Woman fatally shoots self in eye adjusting a bra holster, a popular carry holster for women.


----------



## Thateus (Feb 12, 2015)

Yikes !


----------



## BackyardCowboy (Aug 27, 2014)

Now we can get the anti-gun groups to ban bras too.


----------



## pic (Nov 14, 2009)

I vote , it was a striker fired handgun.


----------



## PT111Pro (Nov 15, 2014)

pic said:


> I vote , it was a striker fired handgun.


I vote "and" it had no manual safety.


----------



## ybnorml (Nov 26, 2014)

Pathetic........


----------



## GCBHM (Mar 24, 2014)

pic said:


> I vote , it was a striker fired handgun.


It appears that it was a .22 revolver. So much for striker fire theory.

Woman accidentally kills self adjusting bra holster


----------



## Sierra_Hunter (Feb 17, 2015)

BackyardCowboy said:


> Now we can get the anti-gun groups to ban bras too.

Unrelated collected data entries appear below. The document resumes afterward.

template <bool X3, bool DOT = false>
__device__ __forceinline__ void finish_elem(const Pend& t, int e, float inv_scale, float lower, float& keep, h8& hi0, h8& lo0,
                                            h8& hi1, h8& lo1, const float* dotw = nullptr, float* dot = nullptr) {
    const float v = fmaxf(pend_value(t, e, inv_scale), lower);
    if (DOT) *dot = __builtin_fmaf(dotw[8 * (e >> 2) + (e & 3)], v, *dot);
    if ((e & 1) == 0) { keep = v; return; }
    const float v0 = keep, v1 = v;
    h2 hp;
    hp[0] = (_Float16)v0; hp[1] = (_Float16)v1;
    const _Float16 h0 = hp[0], h1 = hp[1];
    _Float16 l0 = (_Float16)0.f, l1 = (_Float16)0.f;
    if (X3) {
        const uint32_t hw = __builtin_bit_cast(uint32_t, hp);
        float r0, r1;
        asm("v_fma_mix_f32 %0, %1, -1.0, %2 op_sel:[0,0,0] op_sel_hi:[1,0,0]" : "=v"(r0) : "v"(hw), "v"(v0));
        asm("v_fma_mix_f32 %0, %1, -1.0, %2 op_sel:[1,0,0] op_sel_hi:[1,0,0]" : "=v"(r1) : "v"(hw), "v"(v1));
        l0 = (_Float16)r0; l1 = (_Float16)r1;
    }
    if (e < 8) { hi0[e - 1] = h0; hi0[e] = h1; lo0[e - 1] = l0; lo0[e] = l1; }
    else { hi1[e - 9] = h0; hi1[e - 8] = h1; lo1[e - 9] = l0; lo1[e - 8] = l1; }
}

struct Epi {
    float v[16];
    float r[16];
    uint32_t hp[8];
    uint32_t lp[8];
    float dw[16];
};

template <bool X3, int NKH, int NQ, bool FEEDS, uint32_t PM>
struct EpiPlan {
    static constexpr int GPK = X3 ? 3 : 1;
    static constexpr int NS = X3 ? 8 : 5;
    static constexpr int NGAPS = GPK * NQ;
    static constexpr int D0 = FEEDS ? GPK * (NKH - 2) - 1 : NGAPS - 1;
    static constexpr int D1 = FEEDS ? GPK * (NKH - 1) - 1 : NGAPS - 1;
    static constexpr bool usable(int gi) { return gi >= 1 && gi < NGAPS && !(X3 && gi % GPK == 1 && ((PM >> (gi / GPK)) & 1u)); }
    static constexpr int gap_of(int n) {
        int c = -1;
        for (int gi = 0; gi < NGAPS; ++gi)
            if (usable(gi) && ++c == n) return gi;
        return 1 << 20;
    }
    static constexpr bool fits(int ng) { return gap_of((ng >= 2 ? ng / 2 : 1) * NS - 1) <= D0 && gap_of(ng * NS - 1) <= D1; }
    static constexpr int NG = fits(4) ? 4 : (fits(2) ? 2 : (fits(1) ? 1 : 0));
    static constexpr bool STAGED = NG > 0;
    static constexpr int GS = STAGED ? 16 / NG : 16;
    static constexpr int slot_at(int gi) {
        if (!usable(gi)) return -1;
        int c = 0;
        for (int g = 0; g < gi; ++g) c += usable(g) ? 1 : 0;
        return c < NG * NS ? c : -1;
    }
};

__device__ __forceinline__ h8 pack4(uint32_t a, uint32_t b, uint32_t c, uint32_t d) {
    typedef uint32_t u4 __attribute__((ext_vector_type(4)));
    u4 t = {a, b, c, d};
    return __builtin_bit_cast(h8, t);
}

template <class P, bool X3, int G, int ST, bool DOT>
__device__ __forceinline__ void epi_stage(const Pend& t, Epi& E, float inv_scale, float lower, h8& y0h, h8& y0l, h8& y1h, h8& y1l,
                                          const float* dotw, float& dot) {
    constexpr int st = ST, e0 = G * P::GS;
    constexpr int ST_PACK = 3, ST_RES = 4, ST_PACKLO = 5, ST_PARK = X3 ? 6 : 4;
    if constexpr (DOT) {
        static_assert(P::NS - ST_PACK >= 1, "no stage left for the dot product");
        constexpr int NDS = P::NS - ST_PACK;
        if (st == 1) {
#pragma unroll
            for (int q = e0 / 4; q < (e0 + P::GS) / 4; ++q) {
                const float4 w4 = *reinterpret_cast<const float4*>(dotw + 8 * q);
                E.dw[4 * q] = w4.x; E.dw[4 * q + 1] = w4.y; E.dw[4 * q + 2] = w4.z; E.dw[4 * q + 3] = w4.w;
            }
        }
        if (st >= ST_PACK) {
#pragma unroll
            for (int e = e0; e < e0 + P::GS; ++e)
                if ((e - e0) % NDS == st - ST_PACK) {
                    dot = __builtin_fmaf(E.dw[e], E.v[e], dot);
                    asm volatile("" : "+v"(dot));
                }
        }
    }
    if (st == 0) {
#pragma unroll
        for (int e = e0; e < e0 + P::GS; ++e) {
            float a = t.a[e];
            asm volatile("" : "+v"(a));
            E.v[e] = a;
        }
    } else if (st == 1) {
#pragma unroll
        for (int e = e0; e < e0 + P::GS; ++e) {
            const float4 b = t.bias[e >> 2];
            const float bb = (e & 3) == 0 ? b.x : ((e & 3) == 1 ? b.y : ((e & 3) == 2 ? b.z : b.w));
            E.v[e] = __builtin_fmaf(E.v[e], inv_scale, bb);
        }
    } else if (st == 2) {
#pragma unroll
        for (int e = e0; e < e0 + P::GS; ++e) E.v[e] = fmaxf(E.v[e], lower);
    } else if (st == ST_PACK) {
#pragma unroll
        for (int p = e0 / 2; p < (e0 + P::GS) / 2; ++p) {
            h2 hp;
            hp[0] = (_Float16)E.v[2 * p]; hp[1] = (_Float16)E.v[2 * p + 1];
            E.hp[p] = __builtin_bit_cast(uint32_t, hp);
            if (!X3) E.lp[p] = 0u;
        }
    } else if (X3 && st == ST_RES) {
#pragma unroll
        for (int p = e0 / 2; p < (e0 + P::GS) / 2; ++p) {
            asm("v_fma_mix_f32 %0, %1, -1.0, %2 op_sel:[0,0,0] op_sel_hi:[1,0,0]" : "=v"(E.r[2 * p]) : "v"(E.hp[p]), "v"(E.v[2 * p]));
            asm("v_fma_mix_f32 %0, %1, -1.0, %2 op_sel:[1,0,0] op_sel_hi:[1,0,0]" : "=v"(E.r[2 * p + 1]) : "v"(E.hp[p]), "v"(E.v[2 * p + 1]));
        }
    } else if (X3 && st == ST_PACKLO) {
#pragma unroll
        for (int p = e0 / 2; p < (e0 + P::GS) / 2; ++p) {
            h2 lp;
            lp[0] = (_Float16)E.r[2 * p]; lp[1] = (_Float16)E.r[2 * p + 1];
            E.lp[p] = __builtin_bit_cast(uint32_t, lp);
        }
    } else if (st == ST_PARK || st == ST_PARK + 1) {
        const bool lo = st != ST_PARK;
        if (lo && !X3) return;
        const int last = e0 + P::GS - 1;
        if (last == 7 || (P::GS == 16)) {
            if (!lo) { y0h = pack4(E.hp[0], E.hp[1], E.hp[2], E.hp[3]); asm volatile("" : "+a"(y0h)); }
            else     { y0l = pack4(E.lp[0], E.lp[1], E.lp[2], E.lp[3]); asm volatile("" : "+a"(y0l)); }
        }
        if (last == 15) {
            if (!lo) { y1h = pack4(E.hp[4], E.hp[5], E.hp[6], E.hp[7]); asm volatile("" : "+a"(y1h)); }
            else     { y1l = pack4(E.lp[4], E.lp[5], E.lp[6], E.lp[7]); asm volatile("" : "+a"(y1l)); }
        }
    }
}

template <class P, bool X3, int GI, bool DOT>
__device__ __forceinline__ void epi_gap(const Pend& t, Epi& E, float inv_scale, float lower, h8& y0h, h8& y0l, h8& y1h, h8& y1l,
                                        const float* dotw, float& dot) {
    constexpr int slot = P::slot_at(GI);
    if constexpr (slot >= 0) epi_stage<P, X3, slot / P::NS, slot % P::NS, DOT>(t, E, inv_scale, lower, y0h, y0l, y1h, y1l, dotw, dot);
}

template <bool X3>
__device__ __forceinline__ void mma3(const h8& a_hi, const h8& a_lo, const h8& x_hi, const h8& x_lo, f16v& acc) {
    acc = __builtin_amdgcn_mfma_f32_32x32x16_f16(a_hi, x_hi, acc, 0, 0, 0);
    if (X3) {
        acc = __builtin_amdgcn_mfma_f32_32x32x16_f16(a_lo, x_hi, acc, 0, 0, 0);
        acc = __builtin_amdgcn_mfma_f32_32x32x16_f16(a_hi, x_lo, acc, 0, 0, 0);
    }
}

I'd be part of a anti bra groop....


----------



## TurboHonda (Aug 4, 2012)

This gives a whole new meaning to gun rack. ........OK, OK. I'm sorry. Back to somber and serious.


----------



## Scorpion8 (Jan 29, 2011)

Ands here I have always stated that I am available to help adjust bras.....


----------



## SailDesign (Jul 17, 2014)

Sierra_Hunter said:


> I'd be part of a anti bra groop....


Were you aiming for "group" or "grope" there?


----------



## Sierra_Hunter (Feb 17, 2015)

Group. Sorry. My spelling Is horrible. Any my auto correct is worse.


----------



## SailDesign (Jul 17, 2014)

Sierra_Hunter said:


> Group. Sorry. My spelling Is horrible. Any my auto correct is worse.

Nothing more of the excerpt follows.